Whenever a line in the material below contains "lgkmcnt", copy that line.

....

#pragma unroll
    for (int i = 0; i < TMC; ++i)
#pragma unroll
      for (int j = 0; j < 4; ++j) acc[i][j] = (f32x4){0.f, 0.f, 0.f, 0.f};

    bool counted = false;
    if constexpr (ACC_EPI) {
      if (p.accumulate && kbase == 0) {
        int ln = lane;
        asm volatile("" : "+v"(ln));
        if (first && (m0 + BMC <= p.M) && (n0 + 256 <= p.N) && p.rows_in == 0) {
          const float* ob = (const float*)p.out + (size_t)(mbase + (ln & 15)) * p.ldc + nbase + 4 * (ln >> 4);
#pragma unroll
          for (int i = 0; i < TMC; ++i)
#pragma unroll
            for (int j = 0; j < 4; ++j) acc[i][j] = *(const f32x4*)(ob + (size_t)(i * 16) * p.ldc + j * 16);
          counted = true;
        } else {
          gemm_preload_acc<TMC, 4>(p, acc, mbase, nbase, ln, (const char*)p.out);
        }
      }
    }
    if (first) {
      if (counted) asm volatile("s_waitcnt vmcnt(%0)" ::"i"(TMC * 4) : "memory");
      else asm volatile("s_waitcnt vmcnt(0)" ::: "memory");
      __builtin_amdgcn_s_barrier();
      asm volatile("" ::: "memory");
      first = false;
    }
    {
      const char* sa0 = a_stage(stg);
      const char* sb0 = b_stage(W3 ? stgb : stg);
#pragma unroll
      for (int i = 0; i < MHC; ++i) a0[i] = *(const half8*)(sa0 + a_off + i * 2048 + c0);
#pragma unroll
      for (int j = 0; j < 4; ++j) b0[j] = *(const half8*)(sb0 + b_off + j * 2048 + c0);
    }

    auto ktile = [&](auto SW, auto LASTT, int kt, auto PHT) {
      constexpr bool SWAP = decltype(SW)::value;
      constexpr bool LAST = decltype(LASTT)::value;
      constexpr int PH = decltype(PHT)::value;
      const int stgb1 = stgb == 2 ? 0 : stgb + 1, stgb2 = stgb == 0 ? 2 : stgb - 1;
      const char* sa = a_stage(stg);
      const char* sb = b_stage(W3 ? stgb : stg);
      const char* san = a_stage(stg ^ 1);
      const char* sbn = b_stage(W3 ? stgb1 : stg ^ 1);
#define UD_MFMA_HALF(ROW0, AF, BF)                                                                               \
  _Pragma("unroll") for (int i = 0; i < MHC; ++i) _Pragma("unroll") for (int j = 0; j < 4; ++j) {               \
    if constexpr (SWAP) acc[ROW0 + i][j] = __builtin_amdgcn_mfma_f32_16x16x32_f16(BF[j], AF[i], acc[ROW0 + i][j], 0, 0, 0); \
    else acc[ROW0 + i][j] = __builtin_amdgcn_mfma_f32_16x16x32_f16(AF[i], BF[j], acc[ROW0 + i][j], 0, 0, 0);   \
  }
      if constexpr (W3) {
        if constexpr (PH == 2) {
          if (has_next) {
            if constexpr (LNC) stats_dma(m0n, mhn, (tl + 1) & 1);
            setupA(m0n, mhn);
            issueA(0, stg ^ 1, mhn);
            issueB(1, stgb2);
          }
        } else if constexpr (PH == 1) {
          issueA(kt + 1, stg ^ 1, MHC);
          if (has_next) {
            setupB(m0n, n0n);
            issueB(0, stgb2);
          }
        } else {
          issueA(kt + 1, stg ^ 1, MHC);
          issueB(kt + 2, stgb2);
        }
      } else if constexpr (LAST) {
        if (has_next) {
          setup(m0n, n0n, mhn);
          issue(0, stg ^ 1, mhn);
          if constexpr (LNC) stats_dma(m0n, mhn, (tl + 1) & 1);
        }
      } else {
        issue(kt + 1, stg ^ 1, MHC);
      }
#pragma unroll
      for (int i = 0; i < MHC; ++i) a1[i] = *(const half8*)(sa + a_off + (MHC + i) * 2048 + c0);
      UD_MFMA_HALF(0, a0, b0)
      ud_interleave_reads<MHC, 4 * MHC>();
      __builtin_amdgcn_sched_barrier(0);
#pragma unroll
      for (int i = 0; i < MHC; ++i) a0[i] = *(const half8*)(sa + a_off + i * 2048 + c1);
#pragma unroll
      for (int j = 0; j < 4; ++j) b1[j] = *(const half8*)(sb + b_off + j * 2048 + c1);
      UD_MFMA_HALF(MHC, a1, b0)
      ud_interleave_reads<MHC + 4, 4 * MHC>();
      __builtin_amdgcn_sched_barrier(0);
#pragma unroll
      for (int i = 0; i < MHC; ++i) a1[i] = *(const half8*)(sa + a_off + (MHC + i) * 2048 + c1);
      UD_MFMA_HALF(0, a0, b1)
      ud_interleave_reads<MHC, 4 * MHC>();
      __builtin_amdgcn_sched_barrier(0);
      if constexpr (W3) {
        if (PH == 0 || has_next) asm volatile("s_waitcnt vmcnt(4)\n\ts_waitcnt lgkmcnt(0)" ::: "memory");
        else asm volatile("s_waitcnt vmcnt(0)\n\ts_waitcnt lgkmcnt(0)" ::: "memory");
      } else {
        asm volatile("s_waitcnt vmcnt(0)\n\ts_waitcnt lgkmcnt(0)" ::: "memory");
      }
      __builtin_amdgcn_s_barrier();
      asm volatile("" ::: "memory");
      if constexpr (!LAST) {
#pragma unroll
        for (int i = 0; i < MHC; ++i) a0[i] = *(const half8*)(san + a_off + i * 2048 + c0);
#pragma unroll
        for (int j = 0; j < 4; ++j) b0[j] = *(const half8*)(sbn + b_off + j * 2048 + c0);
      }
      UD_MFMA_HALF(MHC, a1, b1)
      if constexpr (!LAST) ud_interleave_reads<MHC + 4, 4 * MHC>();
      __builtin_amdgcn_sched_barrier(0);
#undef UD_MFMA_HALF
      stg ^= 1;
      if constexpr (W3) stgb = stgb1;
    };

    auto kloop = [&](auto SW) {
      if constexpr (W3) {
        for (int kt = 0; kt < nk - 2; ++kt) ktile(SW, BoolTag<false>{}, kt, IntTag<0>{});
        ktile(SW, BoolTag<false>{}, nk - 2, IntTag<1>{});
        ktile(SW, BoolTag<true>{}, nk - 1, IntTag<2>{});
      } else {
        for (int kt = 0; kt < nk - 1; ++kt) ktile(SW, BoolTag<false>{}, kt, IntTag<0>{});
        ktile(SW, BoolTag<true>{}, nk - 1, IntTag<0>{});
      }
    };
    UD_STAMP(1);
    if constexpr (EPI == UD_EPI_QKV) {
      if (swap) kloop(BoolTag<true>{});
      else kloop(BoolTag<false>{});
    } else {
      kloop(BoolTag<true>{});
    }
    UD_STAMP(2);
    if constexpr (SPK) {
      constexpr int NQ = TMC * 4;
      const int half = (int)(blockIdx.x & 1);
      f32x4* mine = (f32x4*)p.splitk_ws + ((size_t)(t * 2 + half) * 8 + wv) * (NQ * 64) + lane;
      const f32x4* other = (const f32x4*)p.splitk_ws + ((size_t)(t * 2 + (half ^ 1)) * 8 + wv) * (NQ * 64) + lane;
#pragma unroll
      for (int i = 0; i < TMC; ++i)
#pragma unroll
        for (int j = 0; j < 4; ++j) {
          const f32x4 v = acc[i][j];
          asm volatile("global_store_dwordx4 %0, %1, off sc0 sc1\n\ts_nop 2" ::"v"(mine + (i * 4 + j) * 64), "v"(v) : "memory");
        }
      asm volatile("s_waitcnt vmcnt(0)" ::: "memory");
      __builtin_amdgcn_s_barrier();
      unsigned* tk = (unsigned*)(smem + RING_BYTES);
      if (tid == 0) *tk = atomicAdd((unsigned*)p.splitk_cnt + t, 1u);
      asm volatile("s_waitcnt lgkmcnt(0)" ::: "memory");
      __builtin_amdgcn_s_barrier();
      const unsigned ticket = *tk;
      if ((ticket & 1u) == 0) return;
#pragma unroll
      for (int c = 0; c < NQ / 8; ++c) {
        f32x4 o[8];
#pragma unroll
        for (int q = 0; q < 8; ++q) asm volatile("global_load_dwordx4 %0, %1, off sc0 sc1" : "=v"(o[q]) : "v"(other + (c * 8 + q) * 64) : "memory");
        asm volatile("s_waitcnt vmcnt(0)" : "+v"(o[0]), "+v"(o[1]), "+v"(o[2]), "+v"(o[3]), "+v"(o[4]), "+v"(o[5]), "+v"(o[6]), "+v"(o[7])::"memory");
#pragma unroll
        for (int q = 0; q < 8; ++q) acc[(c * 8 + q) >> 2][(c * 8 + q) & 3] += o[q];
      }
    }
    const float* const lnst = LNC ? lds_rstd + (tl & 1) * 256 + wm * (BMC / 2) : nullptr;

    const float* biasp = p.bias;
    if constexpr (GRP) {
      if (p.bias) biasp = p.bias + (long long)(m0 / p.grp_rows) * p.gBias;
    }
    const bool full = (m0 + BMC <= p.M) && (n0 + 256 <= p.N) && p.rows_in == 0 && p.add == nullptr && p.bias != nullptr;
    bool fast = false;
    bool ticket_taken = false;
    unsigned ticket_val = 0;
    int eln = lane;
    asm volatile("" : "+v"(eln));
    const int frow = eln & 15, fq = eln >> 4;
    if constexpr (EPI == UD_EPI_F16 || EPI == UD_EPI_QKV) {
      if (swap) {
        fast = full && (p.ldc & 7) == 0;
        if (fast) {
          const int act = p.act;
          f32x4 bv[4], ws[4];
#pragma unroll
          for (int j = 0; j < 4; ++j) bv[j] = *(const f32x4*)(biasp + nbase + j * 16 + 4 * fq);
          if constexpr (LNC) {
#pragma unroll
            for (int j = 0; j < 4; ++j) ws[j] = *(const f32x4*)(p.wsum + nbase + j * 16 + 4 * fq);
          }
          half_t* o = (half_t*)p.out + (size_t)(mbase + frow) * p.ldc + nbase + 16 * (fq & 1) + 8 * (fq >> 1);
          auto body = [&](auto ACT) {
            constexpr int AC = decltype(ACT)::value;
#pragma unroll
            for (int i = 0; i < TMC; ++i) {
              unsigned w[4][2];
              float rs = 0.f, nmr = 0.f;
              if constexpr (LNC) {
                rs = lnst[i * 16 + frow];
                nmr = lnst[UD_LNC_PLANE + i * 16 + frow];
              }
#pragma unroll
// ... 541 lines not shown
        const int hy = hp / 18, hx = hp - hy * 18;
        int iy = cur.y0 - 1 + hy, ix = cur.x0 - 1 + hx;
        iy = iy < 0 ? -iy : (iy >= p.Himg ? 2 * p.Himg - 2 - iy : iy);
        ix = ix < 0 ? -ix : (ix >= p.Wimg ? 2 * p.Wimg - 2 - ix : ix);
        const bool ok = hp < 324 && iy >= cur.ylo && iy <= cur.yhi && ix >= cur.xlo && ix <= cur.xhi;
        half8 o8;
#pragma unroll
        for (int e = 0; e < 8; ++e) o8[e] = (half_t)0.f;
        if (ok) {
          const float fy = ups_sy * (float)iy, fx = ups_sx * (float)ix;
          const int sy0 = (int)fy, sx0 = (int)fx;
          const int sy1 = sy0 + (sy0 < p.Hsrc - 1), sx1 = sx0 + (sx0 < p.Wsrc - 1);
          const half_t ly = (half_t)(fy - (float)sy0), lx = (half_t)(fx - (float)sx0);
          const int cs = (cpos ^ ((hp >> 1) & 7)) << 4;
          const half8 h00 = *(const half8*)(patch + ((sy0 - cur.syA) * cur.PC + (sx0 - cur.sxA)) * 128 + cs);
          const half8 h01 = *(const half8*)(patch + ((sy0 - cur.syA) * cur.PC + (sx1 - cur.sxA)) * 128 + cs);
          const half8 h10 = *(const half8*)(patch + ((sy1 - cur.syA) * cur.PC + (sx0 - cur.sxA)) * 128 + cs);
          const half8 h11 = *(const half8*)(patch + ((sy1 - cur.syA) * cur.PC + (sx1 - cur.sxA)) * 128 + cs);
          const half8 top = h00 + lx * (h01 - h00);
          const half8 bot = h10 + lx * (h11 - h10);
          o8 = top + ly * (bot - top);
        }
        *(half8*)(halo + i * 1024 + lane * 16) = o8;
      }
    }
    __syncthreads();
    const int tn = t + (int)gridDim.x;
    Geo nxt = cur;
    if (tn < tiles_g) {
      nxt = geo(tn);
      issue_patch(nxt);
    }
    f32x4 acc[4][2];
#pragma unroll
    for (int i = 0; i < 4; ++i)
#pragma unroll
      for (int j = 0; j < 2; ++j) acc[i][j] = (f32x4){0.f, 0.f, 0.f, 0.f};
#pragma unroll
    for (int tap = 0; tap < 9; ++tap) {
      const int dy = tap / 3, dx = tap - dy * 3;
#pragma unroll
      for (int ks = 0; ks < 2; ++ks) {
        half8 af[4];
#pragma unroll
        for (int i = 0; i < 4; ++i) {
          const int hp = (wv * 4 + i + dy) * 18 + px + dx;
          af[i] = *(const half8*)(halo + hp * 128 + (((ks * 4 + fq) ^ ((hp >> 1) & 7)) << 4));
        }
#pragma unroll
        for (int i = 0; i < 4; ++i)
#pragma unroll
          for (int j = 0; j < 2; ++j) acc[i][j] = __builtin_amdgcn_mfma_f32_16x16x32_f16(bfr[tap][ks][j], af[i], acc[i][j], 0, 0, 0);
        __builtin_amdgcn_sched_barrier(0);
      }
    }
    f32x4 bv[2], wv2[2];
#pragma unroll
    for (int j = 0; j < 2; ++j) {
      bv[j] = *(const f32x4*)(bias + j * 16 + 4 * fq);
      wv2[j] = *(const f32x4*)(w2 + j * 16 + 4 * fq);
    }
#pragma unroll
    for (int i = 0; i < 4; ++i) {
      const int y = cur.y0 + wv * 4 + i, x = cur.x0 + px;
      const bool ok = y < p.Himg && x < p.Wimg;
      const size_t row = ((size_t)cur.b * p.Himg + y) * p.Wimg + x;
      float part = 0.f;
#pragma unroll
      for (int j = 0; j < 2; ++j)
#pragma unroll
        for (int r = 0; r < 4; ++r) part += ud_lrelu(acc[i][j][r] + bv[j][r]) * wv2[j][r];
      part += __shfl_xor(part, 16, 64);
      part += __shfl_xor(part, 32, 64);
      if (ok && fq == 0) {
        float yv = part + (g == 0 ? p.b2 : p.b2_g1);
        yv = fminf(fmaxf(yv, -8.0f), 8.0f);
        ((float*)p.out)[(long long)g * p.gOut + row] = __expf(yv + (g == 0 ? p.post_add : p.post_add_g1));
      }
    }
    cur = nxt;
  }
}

....

§ **Solution for this task**:
        if (PH == 0 || has_next) asm volatile("s_waitcnt vmcnt(4)\n\ts_waitcnt lgkmcnt(0)" ::: "memory");
        else asm volatile("s_waitcnt vmcnt(0)\n\ts_waitcnt lgkmcnt(0)" ::: "memory");
        asm volatile("s_waitcnt vmcnt(0)\n\ts_waitcnt lgkmcnt(0)" ::: "memory");
      asm volatile("s_waitcnt lgkmcnt(0)" ::: "memory");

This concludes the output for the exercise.